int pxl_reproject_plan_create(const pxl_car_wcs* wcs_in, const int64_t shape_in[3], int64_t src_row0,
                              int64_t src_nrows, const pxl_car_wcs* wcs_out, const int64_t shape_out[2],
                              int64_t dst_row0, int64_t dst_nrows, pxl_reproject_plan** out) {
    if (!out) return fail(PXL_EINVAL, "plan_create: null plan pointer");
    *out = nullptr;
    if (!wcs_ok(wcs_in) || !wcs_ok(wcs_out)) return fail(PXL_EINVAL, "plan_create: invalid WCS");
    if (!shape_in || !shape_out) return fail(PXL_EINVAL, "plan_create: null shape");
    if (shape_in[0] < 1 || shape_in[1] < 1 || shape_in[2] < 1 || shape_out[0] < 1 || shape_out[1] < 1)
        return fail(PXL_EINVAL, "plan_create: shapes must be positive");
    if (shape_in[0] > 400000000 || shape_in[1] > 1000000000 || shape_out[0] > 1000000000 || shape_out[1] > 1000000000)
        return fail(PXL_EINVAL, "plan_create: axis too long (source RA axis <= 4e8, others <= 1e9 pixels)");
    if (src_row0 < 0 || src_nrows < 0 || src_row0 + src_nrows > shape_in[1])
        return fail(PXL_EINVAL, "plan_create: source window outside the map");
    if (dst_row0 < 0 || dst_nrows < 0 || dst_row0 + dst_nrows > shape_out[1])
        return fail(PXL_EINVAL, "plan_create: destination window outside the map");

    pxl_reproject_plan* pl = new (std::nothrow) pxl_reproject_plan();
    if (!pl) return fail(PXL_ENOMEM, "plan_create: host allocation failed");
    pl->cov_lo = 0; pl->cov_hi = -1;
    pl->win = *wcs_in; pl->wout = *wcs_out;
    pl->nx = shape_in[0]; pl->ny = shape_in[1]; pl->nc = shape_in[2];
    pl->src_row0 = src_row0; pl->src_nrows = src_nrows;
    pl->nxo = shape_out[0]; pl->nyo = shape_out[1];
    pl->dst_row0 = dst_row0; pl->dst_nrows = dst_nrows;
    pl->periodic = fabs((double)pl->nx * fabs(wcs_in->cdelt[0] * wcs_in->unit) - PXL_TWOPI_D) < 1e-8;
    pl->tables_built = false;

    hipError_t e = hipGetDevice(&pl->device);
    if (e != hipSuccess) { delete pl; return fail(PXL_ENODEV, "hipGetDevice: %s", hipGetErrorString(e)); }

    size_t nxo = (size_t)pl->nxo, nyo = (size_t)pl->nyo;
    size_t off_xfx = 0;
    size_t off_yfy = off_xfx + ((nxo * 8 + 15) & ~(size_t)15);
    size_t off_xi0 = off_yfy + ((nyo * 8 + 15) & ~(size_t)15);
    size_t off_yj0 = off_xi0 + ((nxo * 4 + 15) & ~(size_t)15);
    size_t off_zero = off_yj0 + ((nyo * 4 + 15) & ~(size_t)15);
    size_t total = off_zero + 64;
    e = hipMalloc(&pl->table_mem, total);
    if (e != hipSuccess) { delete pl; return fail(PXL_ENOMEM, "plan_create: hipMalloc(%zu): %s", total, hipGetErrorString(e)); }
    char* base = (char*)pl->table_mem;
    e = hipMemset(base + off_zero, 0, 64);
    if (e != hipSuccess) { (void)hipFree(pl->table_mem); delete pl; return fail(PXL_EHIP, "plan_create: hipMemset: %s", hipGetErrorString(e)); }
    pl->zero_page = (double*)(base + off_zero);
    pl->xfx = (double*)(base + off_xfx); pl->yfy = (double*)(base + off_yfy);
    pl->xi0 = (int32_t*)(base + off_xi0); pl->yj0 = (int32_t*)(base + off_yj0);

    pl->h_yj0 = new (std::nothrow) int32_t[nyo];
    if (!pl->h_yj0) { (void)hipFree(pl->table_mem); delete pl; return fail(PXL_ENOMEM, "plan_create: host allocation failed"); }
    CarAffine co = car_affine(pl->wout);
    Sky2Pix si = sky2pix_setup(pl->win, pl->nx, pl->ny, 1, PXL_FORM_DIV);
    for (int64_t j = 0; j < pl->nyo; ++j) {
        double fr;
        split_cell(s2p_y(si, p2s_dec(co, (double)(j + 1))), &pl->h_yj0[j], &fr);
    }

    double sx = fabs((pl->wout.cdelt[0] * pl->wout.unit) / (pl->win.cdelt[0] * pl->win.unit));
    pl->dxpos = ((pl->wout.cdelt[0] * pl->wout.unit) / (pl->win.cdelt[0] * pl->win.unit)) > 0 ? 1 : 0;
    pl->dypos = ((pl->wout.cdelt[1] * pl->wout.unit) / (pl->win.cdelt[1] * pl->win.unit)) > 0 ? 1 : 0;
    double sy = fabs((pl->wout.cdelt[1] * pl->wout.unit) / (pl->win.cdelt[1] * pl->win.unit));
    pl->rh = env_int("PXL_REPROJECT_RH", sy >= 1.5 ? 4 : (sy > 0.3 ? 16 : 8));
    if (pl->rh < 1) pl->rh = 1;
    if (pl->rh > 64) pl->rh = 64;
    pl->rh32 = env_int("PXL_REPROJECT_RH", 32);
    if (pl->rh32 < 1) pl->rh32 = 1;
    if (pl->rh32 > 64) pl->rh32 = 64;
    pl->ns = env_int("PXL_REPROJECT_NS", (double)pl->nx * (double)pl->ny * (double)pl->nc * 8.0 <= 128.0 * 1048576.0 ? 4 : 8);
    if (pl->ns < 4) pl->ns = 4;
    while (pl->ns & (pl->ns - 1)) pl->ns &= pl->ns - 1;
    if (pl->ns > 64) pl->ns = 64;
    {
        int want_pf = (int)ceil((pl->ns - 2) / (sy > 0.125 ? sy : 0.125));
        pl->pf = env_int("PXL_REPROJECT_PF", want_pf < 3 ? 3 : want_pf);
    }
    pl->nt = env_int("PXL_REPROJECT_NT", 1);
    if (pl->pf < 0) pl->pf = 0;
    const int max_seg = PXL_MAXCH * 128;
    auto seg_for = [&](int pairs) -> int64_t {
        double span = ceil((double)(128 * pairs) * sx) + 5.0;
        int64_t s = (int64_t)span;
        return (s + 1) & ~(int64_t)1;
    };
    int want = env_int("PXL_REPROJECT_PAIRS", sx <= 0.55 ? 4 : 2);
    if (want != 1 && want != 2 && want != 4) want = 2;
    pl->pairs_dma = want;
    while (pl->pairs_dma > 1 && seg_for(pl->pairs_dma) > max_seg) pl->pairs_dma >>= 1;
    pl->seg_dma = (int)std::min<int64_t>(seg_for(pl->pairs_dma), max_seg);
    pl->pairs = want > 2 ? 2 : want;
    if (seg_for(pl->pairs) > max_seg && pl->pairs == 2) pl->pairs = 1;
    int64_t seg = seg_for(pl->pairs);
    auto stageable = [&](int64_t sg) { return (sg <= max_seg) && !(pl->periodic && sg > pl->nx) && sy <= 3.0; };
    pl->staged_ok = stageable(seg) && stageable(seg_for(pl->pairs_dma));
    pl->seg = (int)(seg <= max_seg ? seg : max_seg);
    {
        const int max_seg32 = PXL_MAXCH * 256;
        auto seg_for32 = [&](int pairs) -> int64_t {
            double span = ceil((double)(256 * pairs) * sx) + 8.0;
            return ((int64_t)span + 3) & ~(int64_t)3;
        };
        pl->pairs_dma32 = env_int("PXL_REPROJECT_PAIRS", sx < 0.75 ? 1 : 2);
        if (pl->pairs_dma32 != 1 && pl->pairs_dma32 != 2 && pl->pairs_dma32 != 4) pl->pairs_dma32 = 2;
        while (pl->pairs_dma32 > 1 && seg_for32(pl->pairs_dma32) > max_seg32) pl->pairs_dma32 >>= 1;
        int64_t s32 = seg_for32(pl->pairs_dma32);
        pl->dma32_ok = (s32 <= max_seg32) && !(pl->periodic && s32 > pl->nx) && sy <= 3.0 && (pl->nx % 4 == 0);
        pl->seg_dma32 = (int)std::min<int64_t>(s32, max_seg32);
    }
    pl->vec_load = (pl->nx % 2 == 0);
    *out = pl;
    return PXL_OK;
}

________________

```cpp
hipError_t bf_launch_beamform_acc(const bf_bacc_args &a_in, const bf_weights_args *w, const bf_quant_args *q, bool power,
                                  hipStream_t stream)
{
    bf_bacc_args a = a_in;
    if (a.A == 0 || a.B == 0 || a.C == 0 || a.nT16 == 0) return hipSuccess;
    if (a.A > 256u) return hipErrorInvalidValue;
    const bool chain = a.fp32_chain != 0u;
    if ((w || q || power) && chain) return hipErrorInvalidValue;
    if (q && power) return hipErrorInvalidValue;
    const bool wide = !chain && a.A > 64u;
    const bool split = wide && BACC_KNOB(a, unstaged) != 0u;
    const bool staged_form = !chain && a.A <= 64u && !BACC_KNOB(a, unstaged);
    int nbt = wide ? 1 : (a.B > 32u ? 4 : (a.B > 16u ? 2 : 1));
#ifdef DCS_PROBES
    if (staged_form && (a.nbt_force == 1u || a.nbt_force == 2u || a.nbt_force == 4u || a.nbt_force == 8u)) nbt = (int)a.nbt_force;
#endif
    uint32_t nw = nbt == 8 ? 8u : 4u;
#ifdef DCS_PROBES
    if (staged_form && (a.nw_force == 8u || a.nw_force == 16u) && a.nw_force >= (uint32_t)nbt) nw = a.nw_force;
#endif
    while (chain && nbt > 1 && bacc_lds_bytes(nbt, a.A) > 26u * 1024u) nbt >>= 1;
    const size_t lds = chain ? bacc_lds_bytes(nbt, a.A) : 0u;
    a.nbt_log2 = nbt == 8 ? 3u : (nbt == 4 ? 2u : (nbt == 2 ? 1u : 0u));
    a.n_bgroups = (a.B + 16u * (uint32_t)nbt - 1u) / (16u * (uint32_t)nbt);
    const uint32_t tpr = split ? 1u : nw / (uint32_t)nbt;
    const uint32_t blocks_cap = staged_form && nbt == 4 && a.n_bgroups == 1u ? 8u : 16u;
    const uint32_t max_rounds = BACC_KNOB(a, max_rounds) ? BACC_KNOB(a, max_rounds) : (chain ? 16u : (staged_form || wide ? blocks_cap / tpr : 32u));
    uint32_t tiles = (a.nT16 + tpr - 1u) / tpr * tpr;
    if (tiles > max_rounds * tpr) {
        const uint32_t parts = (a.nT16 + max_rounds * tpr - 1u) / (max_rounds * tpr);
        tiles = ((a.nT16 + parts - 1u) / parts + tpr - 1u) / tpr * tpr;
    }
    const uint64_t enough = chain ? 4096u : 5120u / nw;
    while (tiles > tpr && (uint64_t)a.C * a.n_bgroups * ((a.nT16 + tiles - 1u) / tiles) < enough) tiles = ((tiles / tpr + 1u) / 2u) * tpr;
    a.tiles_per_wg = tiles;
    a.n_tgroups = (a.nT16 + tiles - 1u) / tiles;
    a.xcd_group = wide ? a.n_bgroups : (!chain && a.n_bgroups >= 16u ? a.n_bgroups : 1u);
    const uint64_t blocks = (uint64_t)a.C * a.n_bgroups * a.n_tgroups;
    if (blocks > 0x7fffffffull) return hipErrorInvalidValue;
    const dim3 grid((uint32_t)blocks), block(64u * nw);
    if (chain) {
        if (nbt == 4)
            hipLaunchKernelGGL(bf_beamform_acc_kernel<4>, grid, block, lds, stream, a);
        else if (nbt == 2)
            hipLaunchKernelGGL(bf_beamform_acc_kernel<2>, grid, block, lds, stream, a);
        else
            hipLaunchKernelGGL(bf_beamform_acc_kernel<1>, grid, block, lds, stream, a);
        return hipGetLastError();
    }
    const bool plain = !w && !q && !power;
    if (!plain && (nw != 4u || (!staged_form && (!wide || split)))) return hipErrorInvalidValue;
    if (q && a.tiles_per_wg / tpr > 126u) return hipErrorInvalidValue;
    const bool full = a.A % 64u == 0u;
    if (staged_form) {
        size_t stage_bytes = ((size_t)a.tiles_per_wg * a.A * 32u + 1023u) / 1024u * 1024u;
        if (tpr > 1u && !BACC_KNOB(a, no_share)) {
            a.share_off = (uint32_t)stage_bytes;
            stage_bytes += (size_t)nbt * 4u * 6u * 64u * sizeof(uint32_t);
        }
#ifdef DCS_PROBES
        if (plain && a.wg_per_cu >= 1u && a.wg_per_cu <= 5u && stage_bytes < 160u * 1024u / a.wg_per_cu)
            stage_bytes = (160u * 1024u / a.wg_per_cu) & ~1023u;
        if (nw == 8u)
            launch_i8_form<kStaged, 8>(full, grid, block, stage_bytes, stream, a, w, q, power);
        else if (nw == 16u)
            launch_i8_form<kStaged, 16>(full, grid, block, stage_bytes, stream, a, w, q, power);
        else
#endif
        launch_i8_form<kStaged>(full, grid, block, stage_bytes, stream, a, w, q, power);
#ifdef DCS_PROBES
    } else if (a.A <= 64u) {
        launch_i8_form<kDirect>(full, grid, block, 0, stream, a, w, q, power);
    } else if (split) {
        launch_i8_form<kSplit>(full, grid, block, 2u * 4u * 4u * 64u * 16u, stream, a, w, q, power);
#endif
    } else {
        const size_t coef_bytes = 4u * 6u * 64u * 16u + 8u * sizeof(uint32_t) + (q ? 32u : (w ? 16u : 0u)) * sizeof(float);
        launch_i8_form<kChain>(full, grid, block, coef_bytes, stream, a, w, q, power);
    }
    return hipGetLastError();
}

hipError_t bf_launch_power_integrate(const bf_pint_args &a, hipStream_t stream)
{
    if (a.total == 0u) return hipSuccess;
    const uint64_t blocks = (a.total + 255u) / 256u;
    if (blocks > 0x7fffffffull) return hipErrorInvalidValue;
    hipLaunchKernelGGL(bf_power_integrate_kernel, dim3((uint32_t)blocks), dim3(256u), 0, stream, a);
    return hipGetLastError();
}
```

________________

From the entries above, return exactly the line containing "int pxl_reproject_plan_create(const pxl_car_wcs*", the line containing "shapes must be", and all lines between, and nothing else.

int pxl_reproject_plan_create(const pxl_car_wcs* wcs_in, const int64_t shape_in[3], int64_t src_row0,
                              int64_t src_nrows, const pxl_car_wcs* wcs_out, const int64_t shape_out[2],
                              int64_t dst_row0, int64_t dst_nrows, pxl_reproject_plan** out) {
    if (!out) return fail(PXL_EINVAL, "plan_create: null plan pointer");
    *out = nullptr;
    if (!wcs_ok(wcs_in) || !wcs_ok(wcs_out)) return fail(PXL_EINVAL, "plan_create: invalid WCS");
    if (!shape_in || !shape_out) return fail(PXL_EINVAL, "plan_create: null shape");
    if (shape_in[0] < 1 || shape_in[1] < 1 || shape_in[2] < 1 || shape_out[0] < 1 || shape_out[1] < 1)
        return fail(PXL_EINVAL, "plan_create: shapes must be positive");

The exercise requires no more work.